Originally, HB 364 was scheduled for a hearing before the House Finance Committee, but removal of a provision requiring the Department of Natural Resources to buy back leases in the Kachemak Bay region eliminated the need.

The bill would prohibit the issuing of more shallow natural gas leases in the vicinity of Kachemak Bay and modify the authority for extending existing leases.

"This is a much less expensive and more politically feasible way of safeguarding the interests of local residents," Seaton said in an newsletter to constituents this week.

Seaton said Monday he is working on getting the support necessary to bring HB 364 to the House floor.

House Bill 531, sponsored by Rep. Beverly Masek, R-Willow, received a hearing before the House Finance Committee on Monday. This bill mirrors Senate Bill 312, sponsored by Sen. Scott Ogan, R-Palmer, which is to get a hearing Friday before the Senate Resources Committee.

Under the state's existing shallow-gas law, adopted in the mid-1990s, the commissioner of the Department of Natural Resources may unilaterally waive local ordinances if they get in the way of gas development. Both HB 531 and SB 312 would remove that provision.

Each version would eliminate over-the-counter, first-come-first-served leasing by the state and replace it with areawide leasing or exploration licensing. They would require a finding that the lease sale is in the best interest of the state.

Applied regularly to larger oil and gas lease sales, the best-interest-finding standard was bypassed in the shallow-gas law in an attempt to help promote exploration and development of small natural gas deposits in remote areas for local use. But what looked good on paper became increasingly controversial, first in the Matanuska Valley and then on the Kenai Peninsula, and led to the spate of bills aimed at repair now before the Legislature.

While HB 531 and SB 312 attempt to correct the problems of the shallow natural gas program, they fail to address the concerns surrounding the leases that have already been issued, Seaton said.

Another measure, House Bill 395, got a hearing in the House Finance Committee on Tuesday. It was passed on to the Rules Committee to be scheduled for a vote on the House floor.
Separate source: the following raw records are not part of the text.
int apexmi_ln_modulate2(const void* x, int64_t ldx, void* out, int64_t ldo, int M, int C,
                        const float* scale, const float* shift, const void* gamma, const void* beta,
                        float eps, int rms, int split, const float* scale2, const float* shift2,
                        apexmi_stream_t stream);

int apexmi_ln_modulate_f32in(const float* x, int64_t ldx, void* out, int64_t ldo, int M, int C,
                             const float* scale, const float* shift, const void* gamma,
                             const void* beta, float eps, int rms, apexmi_stream_t stream);
int apexmi_ln_modulate2_f32in(const float* x, int64_t ldx, void* out, int64_t ldo, int M, int C,
                              const float* scale, const float* shift, const void* gamma, const void* beta,
                              float eps, int rms, int split, const float* scale2, const float* shift2,
                              apexmi_stream_t stream);

int apexmi_qk_rms_rope_rows(const void* q, const void* k, const void* v, int64_t ld_in, int S, int H, const void* wq, const void* wk,
                            float eps, const float* rope, int rope_mode, void* qo, void* ko, void* vt, int S_out, int Skp,
                            int row0, apexmi_stream_t stream);
int apexmi_qk_rms_rope_rows_f32(const void* q, const void* k, const void* v, int64_t ld_in, int S, int H, const void* wq,
                                const void* wk, float eps, const float* rope, int rope_mode, void* qo, void* ko, void* vt,
                                int S_out, int Skp, int row0, apexmi_stream_t stream);

int apexmi_qkv_prepare(const void* q, const void* k, const void* v, int64_t ld_in,
                       int S, int H, int D, int split,
                       const void* wq, const void* wk, const void* wq2, const void* wk2,
                       float eps, const float* rope, int rope_mode,
                       void* qo, void* ko, void* vt, int S_out, int Skp, int row0,
                       apexmi_stream_t stream);

int apexmi_v_transpose(const void* v, int64_t v_stride_h, int64_t v_stride_s, int S, int H, int D,
                       void* vt, int Skp, int row0, apexmi_stream_t stream);

int apexmi_conv3d_cl(const void* in, const void* w, const void* bias, const void* residual, void* out,
                     const void* zeros, int T, int H, int W, int Cin, int Cout, int Kpad, int kT, int kH,
                     int kW, apexmi_stream_t stream);
int apexmi_conv3d_cl_clips(const void* in, const void* w, const void* bias, const void* residual, void* out, const void* zeros,
                           int T, int H, int W, int Cin, int Cout, int Kpad, int kT, int kH, int kW, int replicate,
                           int clip_frames, apexmi_stream_t stream);

int apexmi_conv3d_cl_up2(const void* in, const void* w, const void* bias, const void* residual, void* out,
                         const void* zeros, int T, int H, int W, int Cin, int Cout, int Kpad, int kT, int kH, int kW,
                         int independent, apexmi_stream_t stream);

int apexmi_conv3d_cl_norm_fusable(int T, int H, int W, int Cin, int Cout, int up);
int apexmi_conv3d_cl_family(int T, int H, int W, int Cin, int Cout, int Kpad, int kT, int kH, int kW, int replicate,
                            int independent, int up, int norm, int clip_frames, int stride_h, int stride_w, int pad_top,
                            int pad_left, int Ho, int Wo, int stride_t, int t_first, int To, int* n_extent);
int apexmi_conv3d_cl_norm(const void* in, const void* w, const void* bias, const void* residual, void* out, void* out_norm,
                          const void* gamma, int silu, const void* zeros, int T, int H, int W, int Cin, int Cout, int Kpad,
                          int kT, int kH, int kW, int independent, int up, apexmi_stream_t stream);

int apexmi_conv3d_cl_act(const void* in, const void* w, const void* bias, const void* residual, void* out,
                         const void* zeros, int T, int H, int W, int Cin, int Cout, int Kpad, int kT, int kH, int kW,
                         int independent, int up, int act, float slope, apexmi_stream_t stream);
int apexmi_tanh_clamp(const void* x, void* y, int64_t n, float inv_scale, apexmi_stream_t stream);
int apexmi_pixel_shuffle_clamp(const void* x, void* y, int T, int H, int W, int Cs, int C, int r, int t0, float lo, float hi,
                               apexmi_stream_t stream);

int apexmi_conv3d_cl_frames(const void* in, const void* w, const void* bias, const void* residual, void* out,
                            const void* zeros, int N, int H, int W, int Cin, int Cout, int Kpad, int kT, int kH, int kW,
                            apexmi_stream_t stream);

int apexmi_conv3d_cl_strided(const void* in, const void* w, const void* bias, const void* residual, void* out,
                             const void* zeros, int T, int H, int W, int Cin, int Cout, int Kpad, int kT, int kH, int kW,
                             int stride_h, int stride_w, int pad_top, int pad_left, int Ho, int Wo,
                             apexmi_stream_t stream);

int apexmi_conv3d_cl_tstrided(const void* in, const void* w, const void* bias, const void* residual, void* out,
                              const void* zeros, int T, int H, int W, int Cin, int Cout, int Kpad, int kT, int kH, int kW,
                              int stride_t, int t_first, int To, apexmi_stream_t stream);

int apexmi_conv3d_cl_replicate(const void* in, const void* w, const void* bias, const void* residual, void* out,
                               const void* zeros, int T, int H, int W, int Cin, int Cout, int Kpad, int kT, int kH,
                               int kW, apexmi_stream_t stream);
int apexmi_rmsnorm_cl(const void* x, void* y, const void* gamma, int64_t P, int C, int silu,
                      apexmi_stream_t stream);
int apexmi_upsample2x_cl(const void* x, void* y, int T, int H, int W, int C, apexmi_stream_t stream);
int apexmi_time_interleave_cl(const void* x, void* y, int T, int64_t HW, int C, apexmi_stream_t stream);
size_t apexmi_groupnorm_workspace_bytes(int64_t P, int C);
int apexmi_groupnorm_cl(const void* x, void* y, const void* gamma, const void* beta, int64_t P, int C, int G,
                        float eps, int silu, void* workspace, size_t workspace_bytes, apexmi_stream_t stream);
int apexmi_crossfade(const void* a, void* b, int64_t outer, int E, int64_t inner, int64_t a_so, int64_t a_se,
                     int64_t b_so, int64_t b_se, apexmi_stream_t stream);

int apexmi_timestep_embedding(const float* t, float* out, int M, int dim, float scale,
                              int flip_sin_to_cos, float downscale_freq_shift, const float* freqs,
                              apexmi_stream_t stream);

int apexmi_rope_table_axes(const float* ids, int S, int n_axes, const int* axes_dim, float theta,
                           float* out, apexmi_stream_t stream);
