constexpr int SBW_TABLES = SBW_MAXROWS * 2 + SBW_MAXQ * T_TILE * 4 + 4 * SBW_MAXQ * 4;
template <bool CONT>
__global__ __launch_bounds__(512) void sb_h2w_kernel(SbH2P p) {
  extern __shared__ __attribute__((aligned(16))) float smem[];
  char* lds = reinterpret_cast<char*>(smem);
  char* tab0 = lds + SBW_RING * SBW_STAGE;
  uint16_t* ftab = reinterpret_cast<uint16_t*>(tab0);
  float* ytab = reinterpret_cast<float*>(tab0 + SBW_MAXROWS * 2);
  int* qmn = reinterpret_cast<int*>(ytab + SBW_MAXQ * T_TILE);
  float* yold = reinterpret_cast<float*>(tab0 + (CONT ? 2 : 1) * SBW_TABLES);

  const int ntk = p.d / T_TILE, ntj = p.d / (2 * T_TILE);
  const int ntile = ntk * ntj;
  const int nblk = gridDim.x;
  int v = blockIdx.x;
  if ((nblk & 7) == 0) v = (blockIdx.x & 7) * (nblk >> 3) + (blockIdx.x >> 3);
  const int group = v / ntile;
  const int tile = v % ntile;
  const int tk = tile / ntj, tj = tile % ntj;

  const int tid = threadIdx.x, lane = tid & 63;
  const int wave = __builtin_amdgcn_readfirstlane(tid >> 6);
  const int wr = wave >> 2, wc = wave & 3;
  const int gq = wc >> 1;

  const int nchunk = (p.N + 31) >> 5;
  const int b_begin = group * p.qpg;
  const int b_end = min(p.B, b_begin + p.qpg);
  const int nq = b_end - b_begin;
  const int total = nq * nchunk;
  const size_t Rp = p.X.Rp();
  const size_t xpb = p.X.plane_bytes(), gpb = p.dI1.plane_bytes();
  const int xcb = p.X.cb(), gcb = p.dI1.cb();
  H2View vX = p.X, vG = p.dI1;
  const float* yS = p.y;
  const int rows_q = nchunk * 32;

  const WhSlot sl = wh_slot(lane);
  const uint32_t lds0 = lds_addr_of(lds);
  auto issue = [&](int s_raw, int s, const char* xb, const char* gb) __attribute__((always_inline)) {
    const int qi = s / nchunk, ch = s - qi * nchunk;
    const int n = sl.row(ch * 32, p.N);
    const uint32_t voff = (uint32_t)(((size_t)sl.kg * Rp + (size_t)(b_begin + qi) * p.N + n) * 16);
    const uint32_t st = lds0 + (uint32_t)((s_raw % SBW_RING) * SBW_STAGE);
#pragma unroll
    for (int j = 0; j < 2; ++j) {
      const int u = wave * 2 + j, pl = u >> 3, ct = u & 7;
      dma16b_s(xb + pl * xpb + (size_t)(tk * 16 + 2 * ct) * Rp * 16, voff, st + pl * WH_APL + ct * 1024);
    }
#pragma unroll
    for (int j = 0; j < 4; ++j) {
      const int u = wave * 4 + j, pl = u >> 4, ct = u & 15;
      dma16b_s(gb + pl * gpb + (size_t)(tj * 32 + 2 * ct) * Rp * 16, voff, st + 2 * WH_APL + pl * 2 * WH_APL + ct * 1024);
    }
  };
  uint16_t* ftab_c = ftab;
  float* ytab_c = ytab;
  int* qmn_c = qmn;
  auto tables = [&]() __attribute__((always_inline)) {
    if (tid < 3 * SBW_MAXQ) qmn[tid] = 127;
    __syncthreads();
    for (int i0 = 0; i0 < nq * rows_q; i0 += 512) {
      const int i = i0 + tid;
      const int qi = i / rows_q, n = i - qi * rows_q;
      int ex = 127, eg0 = 127, eg1 = 127;
      if (i < nq * rows_q && n < p.N) {
        const size_t row = (size_t)(b_begin + qi) * p.N + n;
        ex = (int)vX.exps()[row * xcb + tk];
        eg0 = (int)vG.exps()[row * gcb + 2 * tj];
        eg1 = (int)vG.exps()[row * gcb + 2 * tj + 1];
      }
      const int q_lo = min(i0 + (tid & ~63), nq * rows_q - 1) / rows_q, q_hi = min(i0 + (tid | 63), nq * rows_q - 1) / rows_q;
      for (int q = q_lo; q <= q_hi; ++q) {
        int mx = qi == q ? ex : 127, mg = qi == q ? min(eg0, eg1) : 127;
#pragma unroll
        for (int o = 32; o > 0; o >>= 1) { mx = min(mx, __shfl_xor(mx, o, 64)); mg = min(mg, __shfl_xor(mg, o, 64)); }
        if (lane == 0) { atomicMin(qmn + q, mx); atomicMin(qmn + SBW_MAXQ + q, mg); }
      }
    }
    __syncthreads();
    for (int i = tid; i < 2 * nq * rows_q; i += 512) {
      const int blk = i / (nq * rows_q), r = i - blk * nq * rows_q;
      const int qi = r / rows_q, n = r - qi * rows_q;
      uint16_t f = 0;
      if (n < p.N) {
        const size_t row = (size_t)(b_begin + qi) * p.N + n;
        const int k = (min(qmn[qi], 126) - (int)vX.exps()[row * xcb + tk]) + (min(qmn[SBW_MAXQ + qi], 126) - (int)vG.exps()[row * gcb + 2 * tj + blk]);
        f = (uint16_t)(pk_pow2_f16(k) & 0xFFFFu);
      }
      ftab[blk * (SBW_MAXROWS / 2) + r] = f;
    }
    for (int i = tid; i < nq * T_TILE; i += 512)
      ytab[i] = yS[(size_t)(b_begin + (i >> 7)) * p.d + tk * T_TILE + (i & 127)];
  };

  f32x4 accT[4][4], accA[4][4];
#pragma unroll
  for (int t = 0; t < 4; ++t)
#pragma unroll
    for (int c = 0; c < 4; ++c) accT[t][c] = accA[t][c] = f32x4{0.f, 0.f, 0.f, 0.f};

  auto compute = [&](int buf, int qi, int ch) __attribute__((always_inline)) {
    const char* st = lds + buf * SBW_STAGE;
    wh_compute<4, 4>(st + (wr * 4) * 1024, WH_APL, st + 2 * WH_APL + (wc * 4) * 1024, 2 * WH_APL,
                     ftab_c + gq * (SBW_MAXROWS / 2) + qi * rows_q + ch * 32, lane, accT);
  };
  int ex_prev = 0, eg_prev = 0, ybuf = 0;
  bool pending = false;
  auto keep_y = [&](const float* ynext) __attribute__((always_inline)) {
    if (tid < T_TILE) yold[(ybuf ^ 1) * T_TILE + tid] = ynext ? ynext[tid] : 0.f;
    ybuf ^= 1;
  };
  auto fold = [&](const float* ynext, int ex_next, int eg_next) __attribute__((always_inline)) {
    const float sc = h2_unscale(ex_prev, eg_prev);
    const float mv = h2_pow2(max(min((ex_next + eg_next) - (ex_prev + eg_prev), 126), -126));
    const float* yp = yold + ybuf * T_TILE;
#pragma unroll
    for (int t = 0; t < 4; ++t) {
      const int k0 = wr * 64 + t * 16 + (lane >> 4) * 4;
      f32x4 yn = f32x4{0.f, 0.f, 0.f, 0.f};
      if (ynext) yn = *reinterpret_cast<const f32x4*>(ynext + k0);
      const f32x4 yo = *reinterpret_cast<const f32x4*>(yp + k0);
#pragma unroll
      for (int e = 0; e < 4; ++e) {
        const float dy = (yo[e] - yn[e]) * sc;
#pragma unroll
        for (int c = 0; c < 4; ++c) {
          accA[t][c][e] = fmaf(dy, accT[t][c][e], accA[t][c][e]);
          accT[t][c][e] *= mv;
        }
      }
    }
    keep_y(ynext);
    ex_prev = ex_next; eg_prev = eg_next;
  };

  if constexpr (CONT) {
    const int G = p.nsteps * total;
    auto issue_g = [&](int g_raw) __attribute__((always_inline)) {
      const int g = min(g_raw, G - 1);
      const int ist = g / total;
      issue(g_raw, g - ist * total, p.X.base + (size_t)ist * p.x_step, p.dI1.base + (size_t)ist * p.g_step);
    };
    issue_g(0);
    issue_g(1);
    tables();
    wait_vmcnt<6>();
    __syncthreads();
    const int nrows = nq * rows_q;
    const int t_q = min(tid, nrows - 1) / rows_q, t_n = min(tid, nrows - 1) - t_q * rows_q;
    const bool t_row = tid < nrows && t_n < p.N;
    const size_t t_grow = (size_t)(b_begin + t_q) * p.N + min(t_n, p.N - 1);
    const bool t_yv = tid < nq * T_TILE;
    const size_t t_yoff = (size_t)(b_begin + (t_yv ? (tid >> 7) : 0)) * p.d + tk * T_TILE + (tid & 127);
    int t_ex = 127, t_g0 = 127, t_g1 = 127;
    float t_y = 0.f;
    int step = 0, sg = 0, qi = 0, qch = 0;
#pragma unroll 1
    for (int g = 0; g < G; ++g) {
      const bool more = step + 1 < p.nsteps;
      char* nset = tab0 + ((step + 1) & 1) * SBW_TABLES;
      uint16_t* ftab_n = reinterpret_cast<uint16_t*>(nset);
      float* ytab_n = reinterpret_cast<float*>(nset + SBW_MAXROWS * 2);
      int* qmn_n = reinterpret_cast<int*>(ytab_n + SBW_MAXQ * T_TILE);
      if (more && sg == 1) {
        const H2View nX{const_cast<char*>(p.X.base) + (size_t)(step + 1) * p.x_step, p.X.R, p.X.C};
        const H2View nG{const_cast<char*>(p.dI1.base) + (size_t)(step + 1) * p.g_step, p.dI1.R, p.dI1.C};
        const int8_t* ax = nX.exps() + t_grow * xcb + tk;
        const int8_t* ag = nG.exps() + t_grow * gcb + 2 * tj;
        const float* ay = p.y + (size_t)(step + 1) * p.y_step + t_yoff;
        asm volatile("global_load_sbyte %0, %1, off" : "=v"(t_ex) : "v"(ax) : "memory");
        asm volatile("global_load_sbyte %0, %1, off" : "=v"(t_g0) : "v"(ag) : "memory");
        asm volatile("global_load_sbyte %0, %1, off offset:1" : "=v"(t_g1) : "v"(ag) : "memory");
        asm volatile("global_load_dword %0, %1, off" : "=v"(t_y) : "v"(ay) : "memory");
      }
      if (!(p.dbg & 2048)) issue_g(g + 2);
      if (qch == 0) {
        const float* yn = ytab_c + qi * T_TILE;
        const int exn = min(qmn_c[qi], 126), egn = min(qmn_c[SBW_MAXQ + qi], 126);
        if (pending) {
          if (!(p.dbg & 512)) fold(yn, exn, egn);
        } else {
          keep_y(yn);
          ex_prev = exn; eg_prev = egn;
          pending = true;
        }
      }
      if (!(p.dbg & 1024)) compute(g % SBW_RING, qi, qch);
      if (p.dbg & 2048) wait_vmcnt<0>(); else wait_vmcnt<6>();
      if (more) {
        if (sg == 0) {
          if (tid < 3 * SBW_MAXQ) qmn_n[tid] = 127;
        } else if (sg == 1) {
          asm volatile("" : "+v"(t_ex), "+v"(t_g0), "+v"(t_g1), "+v"(t_y));
          if (!t_row) { t_ex = 127; t_g0 = 127; t_g1 = 127; }
          const int q_lo = min(tid & ~63, nrows - 1) / rows_q, q_hi = min(tid | 63, nrows - 1) / rows_q;
          for (int q = q_lo; q <= q_hi; ++q) {
            int mx = t_q == q ? t_ex : 127, mg = t_q == q ? min(t_g0, t_g1) : 127;
#pragma unroll
            for (int o = 32; o > 0; o >>= 1) { mx = min(mx, __shfl_xor(mx, o, 64)); mg = min(mg, __shfl_xor(mg, o, 64)); }
            if (lane == 0) { atomicMin(qmn_n + q, mx); atomicMin(qmn_n + SBW_MAXQ + q, mg); }
          }
        } else if (sg == 2) {
          if (tid < nrows) {
            const int bx = min(qmn_n[t_q], 126), bg = min(qmn_n[SBW_MAXQ + t_q], 126);
            ftab_n[tid] = t_row ? (uint16_t)(pk_pow2_f16((bx - t_ex) + (bg - t_g0)) & 0xFFFFu) : (uint16_t)0;
            ftab_n[(SBW_MAXROWS / 2) + tid] = t_row ? (uint16_t)(pk_pow2_f16((bx - t_ex) + (bg - t_g1)) & 0xFFFFu) : (uint16_t)0;
          }
          if (t_yv) ytab_n[tid] = t_y;
        }
      }
      if (++qch == nchunk) { qch = 0; ++qi; }
      if (++sg == total) {
        sg = 0; qi = 0; ++step;
        char* cset = tab0 + (step & 1) * SBW_TABLES;
        ftab_c = reinterpret_cast<uint16_t*>(cset);
        ytab_c = reinterpret_cast<float*>(cset + SBW_MAXROWS * 2);
        qmn_c = reinterpret_cast<int*>(ytab_c + SBW_MAXQ * T_TILE);
      }
      __syncthreads();
    }
    wait_vmcnt<0>();
    __syncthreads();
  } else {
#pragma unroll 1
  for (int step = 0; step < p.nsteps; ++step) {
    vX.base = p.X.base + (size_t)step * p.x_step; vG.base = p.dI1.base + (size_t)step * p.g_step;
    yS = p.y + (size_t)step * p.y_step;
    auto issue_s = [&](int s_raw) __attribute__((always_inline)) { issue(s_raw, min(s_raw, total - 1), vX.base, vG.base); };
    if (total > 0) { issue_s(0); issue_s(1); }
    tables();
    if (total > 0) {
      wait_vmcnt<6>();
      __syncthreads();
      int qi = 0, qch = 0;
#pragma unroll 1
      for (int s = 0; s < total; ++s) {
        if (!(p.dbg & 2048)) issue_s(s + 2);
        if (qch == 0) {
          const float* yn = ytab + qi * T_TILE;
          const int exn = min(qmn[qi], 126), egn = min(qmn[SBW_MAXQ + qi], 126);
          if (pending) {
            if (!(p.dbg & 512)) fold(yn, exn, egn);
          } else {
            keep_y(yn);
            ex_prev = exn; eg_prev = egn;
            pending = true;
          }
        }
        if (!(p.dbg & 1024)) compute(s % SBW_RING, qi, qch);
        wait_vmcnt<6>();
        if (++qch == nchunk) { qch = 0; ++qi; }
        __syncthreads();
      }
      wait_vmcnt<0>();
    }
    __syncthreads();
  }
  }
  if (pending && !(p.dbg & 512)) fold(nullptr, ex_prev, eg_prev);
  const float scT = h2_unscale(ex_prev, eg_prev);

  float* tw = reinterpret_cast<float*>(lds) + wave * (64 * wh_slab_ldw<4>());
  const size_t o = (size_t)group * p.d * p.d + (size_t)(tk * T_TILE + wr * 64) * p.d + tj * 2 * T_TILE + wc * 64;
  wh_store_slab<4>(accA, 0, 1.f, tw, p.dW1a_part + o, p.d, lane);
  wh_store_slab<4>(accT, 0, scT, tw, p.dW1b_part + o, p.d, lane);
}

The bill would codify "significant increased protections" for water quality, public notice, bonding and public complaint resolution, Seaton said. Like HB 531 and SB 312, it also would repeal the DNR commissioner's authority to override local ordinances.

"Extensive procedural changes have been made to the bill, but the intent of the bill remains the same," Seaton said.

Asked how he viewed the chances of any bill becoming law this year, Seaton was cautious.

"I think it is fairly good," he said. "We just don't know what's going to happen on the Senate side. I don't mean that negatively. We just don't know."

Several other shallow-gas bills also languish in committee, including HB 370, which would protect water from the impacts of shallow gas development; HB 420, which, among other things, would require a developer to notify landowners in writing at least 30 days before initial entry; SB 250, which would establish a moratorium on new leases in the Kachemak Bay area and require a buy-back of existing leases; and SB 310, which would resolve issues surrounding property rights, water quality and local resident involvement.

Bills that do not make it out of the Legislature this session will die. Their provisions would have to be reintroduced next year with the opening of the next Legislature following the fall elections.